§ **Data**:

>>>>

## Fuse bottleneck conv3 with next block's conv1 in a paired streaming GEMM

Adds a persistent HIP kernel that computes a block's conv3 1x1 GEMM (64->256, with bias, residual add, ReLU, and optional mask bits) and feeds the bf16 result straight into the next block's conv1 (256->64, bias, ReLU) from LDS. The engine uses it in layer1 blocks where both shapes match, then skips the separate conv1 launch in the following block. This removes one kernel launch and one full re-read of the 256-channel activation from global memory per fused pair. The cost is a more complex kernel held to one workgroup per CU by its large LDS footprint, plus extra ABI surface.

```diff
diff --git a/detr-tensorflow_amd/csrc/gemm_pair.h b/detr-tensorflow_amd/csrc/gemm_pair.h
--- /dev/null
+++ b/detr-tensorflow_amd/csrc/gemm_pair.h
@@ -0,0 +1,214 @@
+#pragma once
+#include "gemm_stream.h"
+
+namespace detr {
+
+struct PairArgs {
+    int M;
+    const unsigned short *A; long long lda;
+    const unsigned short *B1; long long ldb1;
+    const unsigned short *B2; long long ldb2;
+    unsigned short *Y; long long ldy;
+    unsigned short *Z; long long ldz;
+    const unsigned short *res; long long ldr;
+    unsigned char *mbits; long long ld_mbits;
+    const float *bias1, *bias2;
+    int row_tiles;
+    int stride;
+};
+
+constexpr int PAIR_K1 = 64, PAIR_N1 = 256, PAIR_WAVES = 8, PAIR_M_MIN = 16384;
+
+template <int N2>
+struct PairSmem {
+    unsigned short B1[PAIR_N1 / 64][64][PAIR_K1 + 8];
+    unsigned short B2[N2 / 64][64][PAIR_N1 + 8];
+    float bias1[PAIR_N1];
+    float stage[PAIR_WAVES][32][STREAM_LD];
+};
+
+template <int N2, bool MBO>
+__global__ __launch_bounds__(64 * PAIR_WAVES, 1) void gemm_pair_bf16_kernel(PairArgs a) {
+    constexpr int THREADS = 64 * PAIR_WAVES, KK = 4, NS = PAIR_N1 / 64, NQ2 = N2 / 32;
+    static_assert(N2 == 64, "gemm_pair: the second epilogue is written for one 64-column slice");
+    static_assert(sizeof(PairSmem<N2>) <= 160 * 1024, "gemm_pair: LDS");
+    __shared__ __attribute__((aligned(16))) PairSmem<N2> sm;
+    const int tid = threadIdx.x, lane = tid & 63, wave = tid >> 6;
+    const int l31 = lane & 31, h = lane >> 5;
+    const int erow = lane >> 3, ecg = lane & 7;
+    const int stride = a.stride;
+
+    BufSrc srcA, srcR, dstY, dstZ, dstB;
+    srcA.init_bytes(a.A, ((long long)(a.M - 1) * a.lda + PAIR_K1) * 2);
+    srcR.init_bytes(a.res, ((long long)(a.M - 1) * a.ldr + PAIR_N1) * 2);
+    dstY.init_bytes(a.Y, ((long long)(a.M - 1) * a.ldy + PAIR_N1) * 2);
+    dstZ.init_bytes(a.Z, ((long long)(a.M - 1) * a.ldz + N2) * 2);
+    if (MBO) dstB.init_bytes(a.mbits, (long long)(a.M - 1) * a.ld_mbits + PAIR_N1 / 8);
+    const unsigned ldy2 = (unsigned)(a.ldy * 2), ldz2 = (unsigned)(a.ldz * 2), ldr2 = (unsigned)(a.ldr * 2), ldb1 = (unsigned)a.ld_mbits;
+    float bias2[8];
+#pragma unroll
+    for (int i = 0; i < 8; ++i) bias2[i] = a.bias2 ? a.bias2[ecg * 8 + i] : 0.0f;
+    float *stage = &sm.stage[wave][0][0];
+    const unsigned a_lane = (unsigned)(h * 16);
+
+    auto load_a = [&](int rt, uint4 (&f)[KK]) {
+        const int row = rt * 32 + l31;
+        const unsigned base = (rt < a.row_tiles && row < a.M) ? (unsigned)((long long)row * a.lda * 2) + a_lane : BUF_OOB;
+#pragma unroll
+        for (int kk = 0; kk < KK; ++kk) f[kk] = srcA.ld16(base == BUF_OOB ? BUF_OOB : base + kk * 32);
+    };
+    auto load_res = [&](int rt, int s, uint4 (&r)[4]) {
+#pragma unroll
+        for (int it = 0; it < 4; ++it) {
+            const int row = rt * 32 + it * 8 + erow;
+            r[it] = stream_ld_ep(srcR, (rt < a.row_tiles && row < a.M) ? (unsigned)row * ldr2 + (unsigned)((s * 64 + ecg * 8) * 2) : BUF_OOB);
+        }
+    };
+    auto mma4 = [&](auto nq_tag, const unsigned short *img, int img_elems, int ks0, const uint4 (&f)[KK], auto &acc) {
+        constexpr int NQ = decltype(nq_tag)::value;
+        auto read_b = [&](int kk, int nq) -> bf16x8 {
+            return frag_tr<64>(reinterpret_cast<const unsigned short(*)[8]>(img + (nq >> 1) * img_elems), (nq & 1) * 32, ks0 + kk * 16, lane);
+        };
+        bf16x8 bq[2][NQ];
+#pragma unroll
+        for (int nq = 0; nq < NQ; ++nq) bq[0][nq] = read_b(0, nq);
+        sgb_ds_read<2 * NQ>();
+#pragma unroll
+        for (int kk = 0; kk < KK; ++kk) {
+            const bf16x8 af = __builtin_bit_cast(bf16x8, f[kk]);
+#pragma unroll
+            for (int nq = 0; nq < NQ; ++nq) {
+                if (kk + 1 < KK) bq[(kk + 1) & 1][nq] = read_b(kk + 1, nq);
+                acc[nq] = __builtin_amdgcn_mfma_f32_32x32x16_bf16(bq[kk & 1][nq], af, acc[nq], 0, 0, 0);
+            }
+#pragma unroll
+            for (int nq = 0; nq < NQ; ++nq) {
+                if (kk + 1 < KK) sgb_ds_read<2>();
+                sgb_mfma();
+            }
+        }
+    };
+    auto transpose = [&](const f32x16 (&acc)[2]) {
+#pragma unroll
+        for (int nh = 0; nh < 2; ++nh)
+#pragma unroll
+            for (int g = 0; g < 4; ++g)
+                *reinterpret_cast<float4 *>(stage + l31 * STREAM_LD + nh * 32 + 8 * g + 4 * h) =
+                    make_float4(acc[nh][4 * g], acc[nh][4 * g + 1], acc[nh][4 * g + 2], acc[nh][4 * g + 3]);
+        __builtin_amdgcn_fence(__ATOMIC_SEQ_CST, "wavefront");
+        __builtin_amdgcn_wave_barrier();
+    };
+
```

<<<<

§ **What you have to do**:
Send back all of the material exactly as given.

§ **Exercise response**:
## Fuse bottleneck conv3 with next block's conv1 in a paired streaming GEMM

Adds a persistent HIP kernel that computes a block's conv3 1x1 GEMM (64->256, with bias, residual add, ReLU, and optional mask bits) and feeds the bf16 result straight into the next block's conv1 (256->64, bias, ReLU) from LDS. The engine uses it in layer1 blocks where both shapes match, then skips the separate conv1 launch in the following block. This removes one kernel launch and one full re-read of the 256-channel activation from global memory per fused pair. The cost is a more complex kernel held to one workgroup per CU by its large LDS footprint, plus extra ABI surface.

```diff
diff --git a/detr-tensorflow_amd/csrc/gemm_pair.h b/detr-tensorflow_amd/csrc/gemm_pair.h
--- /dev/null
+++ b/detr-tensorflow_amd/csrc/gemm_pair.h
@@ -0,0 +1,214 @@
+#pragma once
+#include "gemm_stream.h"
+
+namespace detr {
+
+struct PairArgs {
+    int M;
+    const unsigned short *A; long long lda;
+    const unsigned short *B1; long long ldb1;
+    const unsigned short *B2; long long ldb2;
+    unsigned short *Y; long long ldy;
+    unsigned short *Z; long long ldz;
+    const unsigned short *res; long long ldr;
+    unsigned char *mbits; long long ld_mbits;
+    const float *bias1, *bias2;
+    int row_tiles;
+    int stride;
+};
+
+constexpr int PAIR_K1 = 64, PAIR_N1 = 256, PAIR_WAVES = 8, PAIR_M_MIN = 16384;
+
+template <int N2>
+struct PairSmem {
+    unsigned short B1[PAIR_N1 / 64][64][PAIR_K1 + 8];
+    unsigned short B2[N2 / 64][64][PAIR_N1 + 8];
+    float bias1[PAIR_N1];
+    float stage[PAIR_WAVES][32][STREAM_LD];
+};
+
+template <int N2, bool MBO>
+__global__ __launch_bounds__(64 * PAIR_WAVES, 1) void gemm_pair_bf16_kernel(PairArgs a) {
+    constexpr int THREADS = 64 * PAIR_WAVES, KK = 4, NS = PAIR_N1 / 64, NQ2 = N2 / 32;
+    static_assert(N2 == 64, "gemm_pair: the second epilogue is written for one 64-column slice");
+    static_assert(sizeof(PairSmem<N2>) <= 160 * 1024, "gemm_pair: LDS");
+    __shared__ __attribute__((aligned(16))) PairSmem<N2> sm;
+    const int tid = threadIdx.x, lane = tid & 63, wave = tid >> 6;
+    const int l31 = lane & 31, h = lane >> 5;
+    const int erow = lane >> 3, ecg = lane & 7;
+    const int stride = a.stride;
+
+    BufSrc srcA, srcR, dstY, dstZ, dstB;
+    srcA.init_bytes(a.A, ((long long)(a.M - 1) * a.lda + PAIR_K1) * 2);
+    srcR.init_bytes(a.res, ((long long)(a.M - 1) * a.ldr + PAIR_N1) * 2);
+    dstY.init_bytes(a.Y, ((long long)(a.M - 1) * a.ldy + PAIR_N1) * 2);
+    dstZ.init_bytes(a.Z, ((long long)(a.M - 1) * a.ldz + N2) * 2);
+    if (MBO) dstB.init_bytes(a.mbits, (long long)(a.M - 1) * a.ld_mbits + PAIR_N1 / 8);
+    const unsigned ldy2 = (unsigned)(a.ldy * 2), ldz2 = (unsigned)(a.ldz * 2), ldr2 = (unsigned)(a.ldr * 2), ldb1 = (unsigned)a.ld_mbits;
+    float bias2[8];
+#pragma unroll
+    for (int i = 0; i < 8; ++i) bias2[i] = a.bias2 ? a.bias2[ecg * 8 + i] : 0.0f;
+    float *stage = &sm.stage[wave][0][0];
+    const unsigned a_lane = (unsigned)(h * 16);
+
+    auto load_a = [&](int rt, uint4 (&f)[KK]) {
+        const int row = rt * 32 + l31;
+        const unsigned base = (rt < a.row_tiles && row < a.M) ? (unsigned)((long long)row * a.lda * 2) + a_lane : BUF_OOB;
+#pragma unroll
+        for (int kk = 0; kk < KK; ++kk) f[kk] = srcA.ld16(base == BUF_OOB ? BUF_OOB : base + kk * 32);
+    };
+    auto load_res = [&](int rt, int s, uint4 (&r)[4]) {
+#pragma unroll
+        for (int it = 0; it < 4; ++it) {
+            const int row = rt * 32 + it * 8 + erow;
+            r[it] = stream_ld_ep(srcR, (rt < a.row_tiles && row < a.M) ? (unsigned)row * ldr2 + (unsigned)((s * 64 + ecg * 8) * 2) : BUF_OOB);
+        }
+    };
+    auto mma4 = [&](auto nq_tag, const unsigned short *img, int img_elems, int ks0, const uint4 (&f)[KK], auto &acc) {
+        constexpr int NQ = decltype(nq_tag)::value;
+        auto read_b = [&](int kk, int nq) -> bf16x8 {
+            return frag_tr<64>(reinterpret_cast<const unsigned short(*)[8]>(img + (nq >> 1) * img_elems), (nq & 1) * 32, ks0 + kk * 16, lane);
+        };
+        bf16x8 bq[2][NQ];
+#pragma unroll
+        for (int nq = 0; nq < NQ; ++nq) bq[0][nq] = read_b(0, nq);
+        sgb_ds_read<2 * NQ>();
+#pragma unroll
+        for (int kk = 0; kk < KK; ++kk) {
+            const bf16x8 af = __builtin_bit_cast(bf16x8, f[kk]);
+#pragma unroll
+            for (int nq = 0; nq < NQ; ++nq) {
+                if (kk + 1 < KK) bq[(kk + 1) & 1][nq] = read_b(kk + 1, nq);
+                acc[nq] = __builtin_amdgcn_mfma_f32_32x32x16_bf16(bq[kk & 1][nq], af, acc[nq], 0, 0, 0);
+            }
+#pragma unroll
+            for (int nq = 0; nq < NQ; ++nq) {
+                if (kk + 1 < KK) sgb_ds_read<2>();
+                sgb_mfma();
+            }
+        }
+    };
+    auto transpose = [&](const f32x16 (&acc)[2]) {
+#pragma unroll
+        for (int nh = 0; nh < 2; ++nh)
+#pragma unroll
+            for (int g = 0; g < 4; ++g)
+                *reinterpret_cast<float4 *>(stage + l31 * STREAM_LD + nh * 32 + 8 * g + 4 * h) =
+                    make_float4(acc[nh][4 * g], acc[nh][4 * g + 1], acc[nh][4 * g + 2], acc[nh][4 * g + 3]);
+        __builtin_amdgcn_fence(__ATOMIC_SEQ_CST, "wavefront");
+        __builtin_amdgcn_wave_barrier();
+    };
+
```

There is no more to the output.